Once again, Viola reminded me of the powerful women of Latin love poetry, Lesbia or Cynthia. They took all the lovers they wanted and felt plenty of sexual passion for them, but no particular need to be faithful. In other words, they acted like stereotypical men. Viola never hides the fact that she uses men, or that she feels free to sleep with whomever she wishes, whenever she wishes. Charlie has no choice but to accept this, and to get hurt.

Probably there are other books that successfully tackle this subject matter, but I haven’t run across them, other than Lolita, which is my favorite novel. (I felt a frisson of Nabokov when Charlie described his fascination with the soft, dark, downy hairs on Viola’s forearms, and his desire to tenderly superintend the tanning of her skin.) I briefly tried dipping into the American novelists of the 60s who were celebrated for their explicit descriptions of male sexuality. Roth, Mailer, Bellow. It was like being slapped in the face. Their narrators can’t really engage with a woman as a fellow human being. They were like a bunch of Aristotles in that respect, but angrier and hornier. Updike is slightly more humane, I think.
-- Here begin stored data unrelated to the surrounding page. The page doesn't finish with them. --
template <int MTILES>
__global__ __launch_bounds__(512, 1) void lstm_seed_h2_kernel(const float* __restrict__ Xp, int ldx, const uint32_t* __restrict__ Wp,
                                                              uint32_t* __restrict__ Y, int ldy, int B, int T,
                                                              unsigned long long* __restrict__ dbg) {
    using L = SeedLds<MTILES>;
    constexpr int H = 256, KS = H / 16, NT = H / 32;
    constexpr int MTL = L::MTL, ROWD = L::ROWD;
    static_assert(KS % 2 == 0, "the weight prefetch assumes an even number of k steps");

    int dir, btile;
    decode_block(blockIdx.x, dir, btile);
    const int b0 = btile * MTL;
    if (b0 >= B) return;

    const int tid = threadIdx.x, lane = tid & 63;
    const int u = __builtin_amdgcn_readfirstlane(tid >> 6);
    const int li = lane & 31, hf = lane >> 5;
    float* cs = L::c_slots(u, lane);
    L::clear(tid);

    f32x16 acc[MTILES][4];

    const __amdgpu_buffer_rsrc_t xrs = __builtin_amdgcn_make_buffer_rsrc(
        const_cast<float*>(Xp + (size_t)(b0 >> 5) * T * (ldx >> 5) * 1024), 0, 0x7fffffff, 0x00020000);
    const __amdgpu_buffer_rsrc_t wrs = __builtin_amdgcn_make_buffer_rsrc(
        const_cast<uint32_t*>(Wp + ((size_t)dir * (4 * NT) + u) * KS * 512), 0, 0x7fffffff, 0x00020000);
    const unsigned xoff = lane * 16u;
    const unsigned woff = lane * 16u;

    auto seed_chunk = [&](int m, int qd, int t) {
#pragma unroll
        for (int g = 0; g < 4; ++g) {
            const unsigned ct = (unsigned)(dir * (4 * NT) + g * NT + u);
            const unsigned so = (((unsigned)(m * T + t) * (ldx >> 5) + ct) * 4u + qd) * 1024u;
            const f32x4 v = __builtin_bit_cast(f32x4, __builtin_amdgcn_raw_buffer_load_b128(xrs, xoff, so, 0));
            acc[m][g][4 * qd] = v.x;
            acc[m][g][4 * qd + 1] = v.y;
            acc[m][g][4 * qd + 2] = v.z;
            acc[m][g][4 * qd + 3] = v.w;
        }
    };

    struct Frag { h8 b[4][2], a[MTILES][2]; };
    const uint32_t* arow = lds + li * ROWD + hf * 8;
    auto load_b = [&](int s, Frag& fr) {
#pragma unroll
        for (int g = 0; g < 4; ++g)
#pragma unroll
            for (int hl = 0; hl < 2; ++hl)
                fr.b[g][hl] = __builtin_bit_cast(h8, __builtin_amdgcn_raw_buffer_load_b128(
                                                         wrs, woff, (unsigned)((g * NT * KS + s) * 2 + hl) * 1024u, 0));
    };
    auto load_a = [&](int s, Frag& fr) {
#pragma unroll
        for (int m = 0; m < MTILES; ++m) {
            fr.a[m][0] = *reinterpret_cast<const h8*>(arow + m * 32 * ROWD + s * 16);
            fr.a[m][1] = *reinterpret_cast<const h8*>(arow + m * 32 * ROWD + s * 16 + 4);
        }
    };

    const YCopy<ROWD, MTL, 0> yc(Y, ldy, b0, T, dir, tid);
    constexpr int YC = decltype(yc)::YC;

    const int hcol = 32 * u + li;
    unsigned short* hl_dst = reinterpret_cast<unsigned short*>(lds + 4 * hf * ROWD + (hcol >> 3) * 8 + ((hcol & 7) >> 1)) + (hcol & 1);

    Frag ring[2];
    __syncthreads();
    {
        const int t0 = dir ? T - 1 : 0;
#pragma unroll
        for (int m = 0; m < MTILES; ++m)
#pragma unroll
            for (int qd = 0; qd < 4; ++qd) seed_chunk(m, qd, t0);
        load_b(0, ring[0]);
    }
    __syncthreads();

    for (int step = 0; step < T; ++step) {
        const int t = dir ? T - 1 - step : step;
        const bool stamp = dbg != nullptr && blockIdx.x == 8 && lane == 0;
        if (stamp) dbg[(u * 80 + 2 * step) * 2] = __builtin_amdgcn_s_memtime();
        {
            load_a(0, ring[0]);
            const int tp = step > 0 ? (dir ? t + 1 : t - 1) : t;
            u32x4 ycv = {0, 0, 0, 0};
#pragma unroll
            for (int s = 0; s < KS; ++s) {
                const int p = s & 1;
                if (s + 1 < KS) { load_b(s + 1, ring[p ^ 1]); load_a(s + 1, ring[p ^ 1]); }
                else load_b(0, ring[p ^ 1]);
                if (s >= 1 && s <= YC) yc.write(s - 1, tp, ycv);
                if (s < YC) ycv = yc.read(s);
#pragma unroll
                for (int term = 0; term < 3; ++term)
#pragma unroll
                    for (int g = 0; g < 4; ++g)
#pragma unroll
                        for (int m = 0; m < MTILES; ++m)
                            acc[m][g] = mfma_h(ring[p].a[m][term == 0 ? 1 : 0], ring[p].b[g][term == 1 ? 1 : 0], acc[m][g]);
                if (MTILES == 1 && s + 1 < KS) {
#pragma unroll
                    for (int q = 0; q < 8; ++q) {
                        __builtin_amdgcn_sched_group_barrier(0x008, 1, 0);
                        __builtin_amdgcn_sched_group_barrier(0x020, 1, 0);
                    }
#pragma unroll
                    for (int q = 0; q < 2; ++q) {
                        __builtin_amdgcn_sched_group_barrier(0x008, 1, 0);
                        __builtin_amdgcn_sched_group_barrier(0x100, 1, 0);
                    }
                    if (s <= YC) {
                        __builtin_amdgcn_sched_group_barrier(0x008, 1, 0);
                        __builtin_amdgcn_sched_group_barrier(0x040, 1, 0);
                        __builtin_amdgcn_sched_group_barrier(0x008, 1, 0);
                        __builtin_amdgcn_sched_group_barrier(0x100, 1, 0);
                    } else {
                        __builtin_amdgcn_sched_group_barrier(0x008, 2, 0);
                    }
                } else if (s + 1 < KS) {
#pragma unroll
                    for (int q = 0; q < 8; ++q) {
                        __builtin_amdgcn_sched_group_barrier(0x008, 2, 0);
                        __builtin_amdgcn_sched_group_barrier(0x020, 1, 0);
                    }
#pragma unroll
                    for (int q = 0; q < 4; ++q) {
                        __builtin_amdgcn_sched_group_barrier(0x008, 1, 0);
                        __builtin_amdgcn_sched_group_barrier(0x100, 1, 0);
                    }
                    if (s <= YC) {
                        __builtin_amdgcn_sched_group_barrier(0x008, 1, 0);
                        __builtin_amdgcn_sched_group_barrier(0x040, 1, 0);
                        __builtin_amdgcn_sched_group_barrier(0x008, 1, 0);
                        __builtin_amdgcn_sched_group_barrier(0x100, 1, 0);
                        __builtin_amdgcn_sched_group_barrier(0x008, 2, 0);
                    } else {
                        __builtin_amdgcn_sched_group_barrier(0x008, 4, 0);
                    }
                } else if (MTILES == 1) {
#pragma unroll
                    for (int q = 0; q < 8; ++q) {
                        __builtin_amdgcn_sched_group_barrier(0x008, 1, 0);
                        __builtin_amdgcn_sched_group_barrier(0x020, 1, 0);
                    }
                    __builtin_amdgcn_sched_group_barrier(0x008, 4, 0);
                } else {
#pragma unroll
                    for (int q = 0; q < 8; ++q) {
                        __builtin_amdgcn_sched_group_barrier(0x008, 2, 0);
                        __builtin_amdgcn_sched_group_barrier(0x020, 1, 0);
                    }
                    __builtin_amdgcn_sched_group_barrier(0x008, 8, 0);
                }
                __builtin_amdgcn_sched_barrier(0);
            }
        }
        if (stamp) dbg[(u * 80 + 2 * step) * 2 + 1] = __builtin_amdgcn_s_memtime();

        lds_barrier();
        if (stamp) dbg[(u * 80 + 2 * step + 1) * 2] = __builtin_amdgcn_s_memtime();

        const int tn = dir ? t - 1 : t + 1;
#pragma unroll
        for (int m = 0; m < MTILES; ++m)
#pragma unroll
            for (int qd = 0; qd < 4; ++qd) {
#pragma unroll
                for (int e = 0; e < 4; e += 2) {
                    const int r = 4 * qd + e;
                    const f32x2 ai = {acc[m][0][r], acc[m][0][r + 1]}, af = {acc[m][1][r], acc[m][1][r + 1]},
                                ag = {acc[m][2][r], acc[m][2][r + 1]}, ao = {acc[m][3][r], acc[m][3][r + 1]};
                    const f32x2 hv2 = lstm_gate_pair(ai, af, ag, ao, cs + (m * 16 + r) * 64);
#pragma unroll
                    for (int k = 0; k < 2; ++k)
                        h2_store16(hl_dst + (32 * m + ((r + k) & 3) + 8 * ((r + k) >> 2)) * ROWD * 2, k ? hv2.y : hv2.x);
                }
                if (step + 1 < T) seed_chunk(m, qd, tn);
            }
        if (stamp) dbg[(u * 80 + 2 * step + 1) * 2 + 1] = __builtin_amdgcn_s_memtime();
        lds_barrier();
    }
    {
        const int tl = dir ? 0 : T - 1;
#pragma unroll
        for (int j = 0; j < YC; ++j) yc.write(j, tl, yc.read(j));
    }
}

There’s a bit in Getting Hurt where Charlie suddenly says to the reader, Yes, I think you’re really there. It took my breath away. For a split second, it felt as though I was sharing a bottle of wine with Charlie, listening to his stuff. I like to think that he eventually got over Viola and met someone who could do him harm, if she chose… but didn’t. And that they adopted several cats from the local animal shelter.